template <int NW, bool PC = false>
__device__ __forceinline__ void mf_front_factor(double* __restrict__ tiles, double* __restrict__ scratch, double* __restrict__ mbuf,
                                                double* __restrict__ nainv, int* __restrict__ fail, const int nb, const int npb,
                                                const int sReal, unsigned long long* __restrict__ prof = nullptr) {
    const int tid = threadIdx.x, lane = tid & 31;
    long long _s0 = prof ? clock64() : 0;
#define MF_SWEEP_MARK(slot) do { if (prof && tid == 0) { const long long _t = clock64(); atomicAdd(prof + (slot), (unsigned long long)(_t - _s0)); _s0 = _t; } } while (0)
    const int warp = __shfl_sync(0xffffffffu, tid >> 5, 0);
    const int g = lane >> 2, t = lane & 3;
    double* const rawb = scratch;
    double* const mmb = scratch + (size_t)npb * 128;
    for (int kb = 0; kb < npb; ++kb) {
        if (warp == 0) {
            const double* D = mf_tile(tiles, kb, kb);
            auto sym = [&](int r, int c, int pl) { return r >= c ? D[pl * 64 + tl_off(r, c)] : D[pl * 64 + tl_off(c, r)]; };
            cplx a0 = mk(sym(g, 2 * t, 0), sym(g, 2 * t, 1)), a1 = mk(sym(g, 2 * t + 1, 0), sym(g, 2 * t + 1, 1));
            bool bad = false;
            const int left = sReal - 8 * kb;
            gj_invert8<(NW > 4)>(a0, a1, bad, g, t, left < 8 ? (left < 0 ? 0 : left) : 8);
            if (__any_sync(0xffffffffu, bad) && lane == 0) *fail = 1;
            TileFrag p;
            p.re[0] = -a0.x; p.re[1] = -a1.x; p.im[0] = -a0.y; p.im[1] = -a1.y;
            cfrag_store(p, nainv, g, t);
            __syncwarp();
            double* Dw = mf_tile(tiles, kb, kb);
            cfrag_store(p, Dw, g, t);
        }
        if (npb == 1) break;
        __syncthreads();
        MF_SWEEP_MARK(0);
        for (int I = warp; I < npb; I += NW) {
            if (I == kb) continue;
            TileFrag a, b, c, x;
            if (I > kb) frag_load(a, mf_tile(tiles, I, kb), lane);
            else frag_load_t(a, mf_tile(tiles, kb, I), g, t);
            frag_load(b, nainv, lane);
            frag_zero(c); frag_zero(x);
// ... 24 lines not shown
                    TileFrag a, b, c, x;
                    frag_load(a, mmb + (size_t)I * 128, lane);
                    frag_load(b, rawb + (size_t)J * 128, lane);
                    cfrag_load(c, T, g, t);
                    frag_zero(x);
                    frag_mma(c, x, a, b);
                    frag_add(c, x);
                    cfrag_store(c, T, g, t);
                }
                J += NW;
                while (J > I) { J -= I + 1; ++I; }
            }
        }
        __syncthreads();
        MF_SWEEP_MARK(1);
    }
    const int nub = nb - npb;
    if (nub == 0) { __syncthreads(); return; }
    __syncthreads();
    if (npb == 1) MF_SWEEP_MARK(0);
    for (int Iu = warp; Iu < nub; Iu += NW) {
        const int I = npb + Iu;
        for (int kb = 0; kb < npb; ++kb) {
            TileFrag c, x;
            frag_zero(c); frag_zero(x);
            for (int j = 0; j < npb; ++j) {
                TileFrag a, b;
                frag_load(a, mf_tile<PC>(tiles, npb, I, j), lane);
                if (kb >= j) frag_load(b, mf_tile(tiles, kb, j), lane);
                else frag_load_t(b, mf_tile(tiles, j, kb), g, t);
                frag_mma(c, x, a, b);
            }
            frag_add(c, x);
            cfrag_store(c, mbuf + (size_t)(Iu * npb + kb) * 128, g, t);
        }
    }
    __syncthreads();
    MF_SWEEP_MARK(2);
    if (PC) return;
    {
        const int nU = nub * (nub + 1) / 2;
        int I = 0, J = warp;
        while (J > I) { J -= I + 1; ++I; }
        constexpr bool kPair = NW > 4;
        for (int L = warp; L < nU; L += (kPair ? 2 : 1) * NW) {
            const int I0 = I, J0 = J;
            J += NW;
            while (J > I) { J -= I + 1; ++I; }
            const bool two = kPair && L + NW < nU;
            const int I1 = I, J1 = J;
            if (kPair) {
                J += NW;
                while (J > I) { J -= I + 1; ++I; }
            }
            double* T0 = mf_tile(tiles, npb + I0, npb + J0);
            double* T1 = mf_tile(tiles, npb + I1, npb + J1);
            TileFrag c0, x0, c1, x1;
            cfrag_load(c0, T0, g, t);
            frag_zero(x0);
            if (two) { cfrag_load(c1, T1, g, t); frag_zero(x1); }
            for (int kb = 0; kb < npb; ++kb) {
                TileFrag a, b;
                frag_load(a, mbuf + (size_t)(I0 * npb + kb) * 128, lane);
                frag_load(b, mf_tile(tiles, npb + J0, kb), lane);
                frag_mma(c0, x0, a, b);
                if (two) {
                    frag_load(a, mbuf + (size_t)(I1 * npb + kb) * 128, lane);
                    frag_load(b, mf_tile(tiles, npb + J1, kb), lane);
                    frag_mma(c1, x1, a, b);
                }
            }
            frag_add(c0, x0);
            cfrag_store(c0, T0, g, t);
            if (two) { frag_add(c1, x1); cfrag_store(c1, T1, g, t); }
        }
    }
    __syncthreads();
    MF_SWEEP_MARK(3);
#undef MF_SWEEP_MARK
}
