@@ -614,12 +619,15 @@
             uint32_t ch[4], cv[4], o[8], ou[2], ov[2];
             {
                 const uint4 th = s_ltap[ldx ? ((px & 3) << 2) : 16], tv = s_ltap[ldy ? ((py & 3) << 2) : 16];
-                ch[0] = th.x; ch[1] = th.y; ch[2] = th.z; ch[3] = th.w; cv[0] = tv.x; cv[1] = tv.y; cv[2] = tv.z; cv[3] = tv.w;
+                const int eh = tap_scale_h(ldx, ldy, a.bd_l), ev = tap_scale_v(ldx, ldy, a.bd_l);
+                ch[0] = scale_taps(th.x, eh); ch[1] = scale_taps(th.y, eh); ch[2] = scale_taps(th.z, eh); ch[3] = scale_taps(th.w, eh);
+                cv[0] = scale_taps(tv.x, ev); cv[1] = scale_taps(tv.y, ev); cv[2] = scale_taps(tv.z, ev); cv[3] = scale_taps(tv.w, ev);
                 const uint2 cth = s_ctap[cdx ? ((px & 7) << 2) : 32], ctv = s_ctap[cdy ? ((py & 7) << 2) : 32];
-                const uint32_t c2h[2] = { cth.x, cth.y }, c2v[2] = { ctv.x, ctv.y };
+                const int ceh = tap_scale_h(cdx, cdy, a.bd_c), cev = tap_scale_v(cdx, cdy, a.bd_c);
+                const uint32_t c2h[2] = { scale_taps(cth.x, ceh), scale_taps(cth.y, ceh) }, c2v[2] = { scale_taps(ctv.x, cev), scale_taps(ctv.y, cev) };
                 const gs16 p = ry_ + ((py >> 2) - 3) * a.s_l + (px >> 2) - 3;
                 const int off = ((py >> 3) - 1) * a.s_c + (px >> 3) - 1;
-                const Regime rgl = regime(ldx, ldy, a.bd_l), rgc = regime(cdx, cdy, a.bd_c);
+                const Stage2 rgl = stage2(ldx, ldy), rgc = stage2(cdx, cdy);
                 const bool wh = __ballot(ldx) != 0, wvv = __ballot(ldy) != 0;
                 const bool cwh = __ballot(cdx) != 0, cwv = __ballot(cdy) != 0;
 #define MC_S(H, V) mc_scu_list<H, V>(p, a.s_l, ru_ + off, rv_ + off, a.s_c, ch, cv, rgl, maxl, c2h, c2v, rgc, maxc, cwh, cwv, o, ou, ov, ldx != 0, ldy != 0, cdx != 0, cdy != 0)
diff --git a/xevd_amd/csrc/mc_filters.h b/xevd_amd/csrc/mc_filters.h
--- a/xevd_amd/csrc/mc_filters.h
+++ b/xevd_amd/csrc/mc_filters.h
@@ -2,6 +2,7 @@
 #include "xgpu_internal.h"
 
 typedef short v2s __attribute__((ext_vector_type(2)));
+typedef unsigned short v2us __attribute__((ext_vector_type(2)));
 struct __attribute__((packed, aligned(2))) U32x4u { uint32_t a, b, c, d; };
 struct __attribute__((packed, aligned(2))) U32x2u { uint32_t a, b; };
 struct __attribute__((packed, aligned(2))) U32x1u { uint32_t a; };
@@ -55,32 +56,36 @@
 }
 
 #define PK(a, b) ((uint32_t)(uint16_t)(int16_t)(a) | ((uint32_t)(uint16_t)(int16_t)(b) << 16))
+#define LUMA_TAP_ROWS(L8) { \
+    { L8(0,0,0,64,0,0,0,0), L8(0,0,0,0,0,0,0,0), L8(0,0,0,0,0,0,0,0), L8(0,0,0,0,0,0,0,0), \
+      L8(0,1,-5,52,20,-5,1,0), L8(0,0,0,0,0,0,0,0), L8(0,0,0,0,0,0,0,0), L8(0,0,0,0,0,0,0,0), \
+      L8(0,2,-10,40,40,-10,2,0), L8(0,0,0,0,0,0,0,0), L8(0,0,0,0,0,0,0,0), L8(0,0,0,0,0,0,0,0), \
+      L8(0,1,-5,20,52,-5,1,0), L8(0,0,0,0,0,0,0,0), L8(0,0,0,0,0,0,0,0), L8(0,0,0,0,0,0,0,0), \
+      L8(0,0,0,1,0,0,0,0) }, \
+    { L8(0,0,0,64,0,0,0,0), L8(0,1,-3,63,4,-2,1,0), L8(-1,2,-5,62,8,-3,1,0), L8(-1,3,-8,60,13,-4,1,0), \
+      L8(-1,4,-10,58,17,-5,1,0), L8(-1,4,-11,52,26,-8,3,-1), L8(-1,3,-9,47,31,-10,4,-1), L8(-1,4,-11,45,34,-10,4,-1), \
+      L8(-1,4,-11,40,40,-11,4,-1), L8(-1,4,-10,34,45,-11,4,-1), L8(-1,4,-10,31,47,-9,3,-1), L8(-1,3,-8,26,52,-11,4,-1), \
+      L8(0,1,-5,17,58,-10,4,-1), L8(0,1,-4,13,60,-8,3,-1), L8(0,1,-3,8,62,-5,2,-1), L8(0,1,-2,4,63,-3,1,0), \
+      L8(0,0,0,1,0,0,0,0) }, \
+}
+#define CHROMA_TAP_ROWS(C4) { \
+    { C4(0,64,0,0), C4(0,0,0,0), C4(0,0,0,0), C4(0,0,0,0), C4(-2,58,10,-2), C4(0,0,0,0), C4(0,0,0,0), C4(0,0,0,0), \
+      C4(-4,52,20,-4), C4(0,0,0,0), C4(0,0,0,0), C4(0,0,0,0), C4(-6,46,30,-6), C4(0,0,0,0), C4(0,0,0,0), C4(0,0,0,0), \
+      C4(-8,40,40,-8), C4(0,0,0,0), C4(0,0,0,0), C4(0,0,0,0), C4(-6,30,46,-6), C4(0,0,0,0), C4(0,0,0,0), C4(0,0,0,0), \
+      C4(-4,20,52,-4), C4(0,0,0,0), C4(0,0,0,0), C4(0,0,0,0), C4(-2,10,58,-2), C4(0,0,0,0), C4(0,0,0,0), C4(0,0,0,0), \
+      C4(0,1,0,0) }, \
+    { C4(0,64,0,0), C4(-1,63,2,0), C4(-2,62,4,0), C4(-2,60,7,-1), C4(-2,58,10,-2), C4(-3,57,12,-2), C4(-4,56,14,-2), C4(-4,55,15,-2), \
+      C4(-4,54,16,-2), C4(-5,53,18,-2), C4(-6,52,20,-2), C4(-6,49,24,-3), C4(-6,46,28,-4), C4(-5,44,29,-4), C4(-4,42,30,-4), C4(-4,39,33,-4), \
+      C4(-4,36,36,-4), C4(-4,33,39,-4), C4(-4,30,42,-4), C4(-4,29,44,-5), C4(-4,28,46,-6), C4(-3,24,49,-6), C4(-2,20,52,-6), C4(-2,18,53,-5), \
+      C4(-2,16,54,-4), C4(-2,15,55,-4), C4(-2,14,56,-4), C4(-2,12,57,-3), C4(-2,10,58,-2), C4(-1,7,60,-2), C4(0,4,62,-2), C4(0,2,63,-1), \
+      C4(0,1,0,0) }, \
+}
 #define L8(a, b, c, d, e, f, g, h) { PK(a, b), PK(c, d), PK(e, f), PK(g, h) }
 #define C4(a, b, c, d) { PK(a, b), PK(c, d) }
-static __constant__ uint32_t k_luma_taps[2][17][4] = {
-    { L8(0,0,0,64,0,0,0,0), L8(0,0,0,0,0,0,0,0), L8(0,0,0,0,0,0,0,0), L8(0,0,0,0,0,0,0,0),
-      L8(0,1,-5,52,20,-5,1,0), L8(0,0,0,0,0,0,0,0), L8(0,0,0,0,0,0,0,0), L8(0,0,0,0,0,0,0,0),
-      L8(0,2,-10,40,40,-10,2,0), L8(0,0,0,0,0,0,0,0), L8(0,0,0,0,0,0,0,0), L8(0,0,0,0,0,0,0,0),
-      L8(0,1,-5,20,52,-5,1,0), L8(0,0,0,0,0,0,0,0), L8(0,0,0,0,0,0,0,0), L8(0,0,0,0,0,0,0,0),
-      L8(0,0,0,1,0,0,0,0) },
-    { L8(0,0,0,64,0,0,0,0), L8(0,1,-3,63,4,-2,1,0), L8(-1,2,-5,62,8,-3,1,0), L8(-1,3,-8,60,13,-4,1,0),
-      L8(-1,4,-10,58,17,-5,1,0), L8(-1,4,-11,52,26,-8,3,-1), L8(-1,3,-9,47,31,-10,4,-1), L8(-1,4,-11,45,34,-10,4,-1),
-      L8(-1,4,-11,40,40,-11,4,-1), L8(-1,4,-10,34,45,-11,4,-1), L8(-1,4,-10,31,47,-9,3,-1), L8(-1,3,-8,26,52,-11,4,-1),
-      L8(0,1,-5,17,58,-10,4,-1), L8(0,1,-4,13,60,-8,3,-1), L8(0,1,-3,8,62,-5,2,-1), L8(0,1,-2,4,63,-3,1,0),
-      L8(0,0,0,1,0,0,0,0) },
-};
-static __constant__ uint32_t k_chroma_taps[2][33][2] = {
-    { C4(0,64,0,0), C4(0,0,0,0), C4(0,0,0,0), C4(0,0,0,0), C4(-2,58,10,-2), C4(0,0,0,0), C4(0,0,0,0), C4(0,0,0,0),
-      C4(-4,52,20,-4), C4(0,0,0,0), C4(0,0,0,0), C4(0,0,0,0), C4(-6,46,30,-6), C4(0,0,0,0), C4(0,0,0,0), C4(0,0,0,0),
-      C4(-8,40,40,-8), C4(0,0,0,0), C4(0,0,0,0), C4(0,0,0,0), C4(-6,30,46,-6), C4(0,0,0,0), C4(0,0,0,0), C4(0,0,0,0),
-      C4(-4,20,52,-4), C4(0,0,0,0), C4(0,0,0,0), C4(0,0,0,0), C4(-2,10,58,-2), C4(0,0,0,0), C4(0,0,0,0), C4(0,0,0,0),
-      C4(0,1,0,0) },
-    { C4(0,64,0,0), C4(-1,63,2,0), C4(-2,62,4,0), C4(-2,60,7,-1), C4(-2,58,10,-2), C4(-3,57,12,-2), C4(-4,56,14,-2), C4(-4,55,15,-2),
-      C4(-4,54,16,-2), C4(-5,53,18,-2), C4(-6,52,20,-2), C4(-6,49,24,-3), C4(-6,46,28,-4), C4(-5,44,29,-4), C4(-4,42,30,-4), C4(-4,39,33,-4),
-      C4(-4,36,36,-4), C4(-4,33,39,-4), C4(-4,30,42,-4), C4(-4,29,44,-5), C4(-4,28,46,-6), C4(-3,24,49,-6), C4(-2,20,52,-6), C4(-2,18,53,-5),
-      C4(-2,16,54,-4), C4(-2,15,55,-4), C4(-2,14,56,-4), C4(-2,12,57,-3), C4(-2,10,58,-2), C4(-1,7,60,-2), C4(0,4,62,-2), C4(0,2,63,-1),
-      C4(0,1,0,0) },
-};
+static __constant__ uint32_t k_luma_taps[2][17][4] = LUMA_TAP_ROWS(L8);
+static __constant__ uint32_t k_chroma_taps[2][33][2] = CHROMA_TAP_ROWS(C4);
+#undef L8
+#undef C4
 
 __device__ __forceinline__ bool dmvr_applies(int poc_c, int poc0, int poc1)
 {
@@ -99,6 +104,76 @@
     r.off2  = (has_dy && has_dx) ? (1 << (shift2 - 1)) : 0;
     return r;
 }
+
+constexpr int mc_sh1(int bd) { return bd - 8 < 4 ? bd - 8 : 4; }
+constexpr int mc_sh2(int bd) { return 20 - bd > 8 ? 20 - bd : 8; }
+constexpr int mc_e1(int bd) { return 8 - mc_sh1(bd); }
+constexpr int mc_e2(int bd) { return 16 - mc_sh2(bd); }
+#define MC_E_ONE 2
+#define MC_E_ID  8
+#define MC_SEL_B12 0x06050201u
+#define MC_SEL_B23 0x07060302u
+#define L8(a, b, c, d, e, f, g, h) { a, b, c, d, e, f, g, h }
+#define C4(a, b, c, d) { a, b, c, d }
+static constexpr int k_luma_rows[2][17][8] = LUMA_TAP_ROWS(L8);
+static constexpr int k_chroma_rows[2][33][4] = CHROMA_TAP_ROWS(C4);
+#undef L8
+#undef C4
+constexpr long long mc_floor_shift(long long v, int s) { return v >= 0 ? v >> s : -((-v + (1ll << s) - 1) >> s); }
+template <int R, int N>
+constexpr bool mc_scaled_taps_ok(const int (&rows)[2][R][N], int bd)
+{
+    const long long S16_LO = -32768, S16_HI = 32767, S32_LO = -(1ll << 31), S32_HI = (1ll << 31) - 1, maxv = (1ll << bd) - 1;
+    const int sh1 = mc_sh1(bd), e1 = mc_e1(bd), e2 = mc_e2(bd);
+    for (int t = 0; t < 2; t++) {
+        long long t_lo = 0, t_hi = 0;
+        for (int r = 0; r < R; r++) {
+            long long pos = 0, neg = 0;
+            for (int k = 0; k < N; k++) {
+                const long long c = rows[t][r][k];
+                if (c * (1 << MC_E_ID) < S16_LO || c * (1 << MC_E_ID) > S16_HI) return false;
+                if (c > 0) pos += c; else neg += c;
+            }
+            const long long hi = pos * maxv, lo = neg * maxv;
+            if (hi * (1 << MC_E_ONE) > S32_HI || lo * (1 << MC_E_ONE) < S32_LO) return false;
+            if (mc_floor_shift(hi, 6) > S16_HI || mc_floor_shift(lo, 6) < S16_LO) return false;
+            if (hi * (1ll << e1) > S32_HI || lo * (1ll << e1) < S32_LO) return false;
+            const long long th = mc_floor_shift(hi, sh1), tl = mc_floor_shift(lo, sh1);
+            if (th > S16_HI || tl < S16_LO) return false;
+            if (th > t_hi) t_hi = th;
+            if (tl < t_lo) t_lo = tl;
+        }
+        for (int r = 0; r < R; r++) {
+            long long pos = 0, neg = 0;
+            for (int k = 0; k < N; k++) { const long long c = rows[t][r][k]; if (c > 0) pos += c; else neg += c; }
+            const long long hi = (pos * t_hi + neg * t_lo) * (1ll << e2) + (1ll << 15), lo = (pos * t_lo + neg * t_hi) * (1ll << e2) + (1ll << 15);
+            if (hi > S32_HI || lo < S32_LO) return false;
+            if (mc_floor_shift(hi, 16) > S16_HI || mc_floor_shift(lo, 16) < S16_LO) return false;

◆ ◆ ◆ ◆ ◆

> _REQUIRED ACTION_
Please output the lines of the listing above that fall in the stretch from the one with "for (int j = 0;" through the one with "else frag_load_t(b, mf_tile(tiles, j, kb), g, t);", exactly and only those.

> _RESULT OF THIS EXERCISE_
            for (int j = 0; j < npb; ++j) {
                TileFrag a, b;
                frag_load(a, mf_tile<PC>(tiles, npb, I, j), lane);
                if (kb >= j) frag_load(b, mf_tile(tiles, kb, j), lane);
                else frag_load_t(b, mf_tile(tiles, j, kb), g, t);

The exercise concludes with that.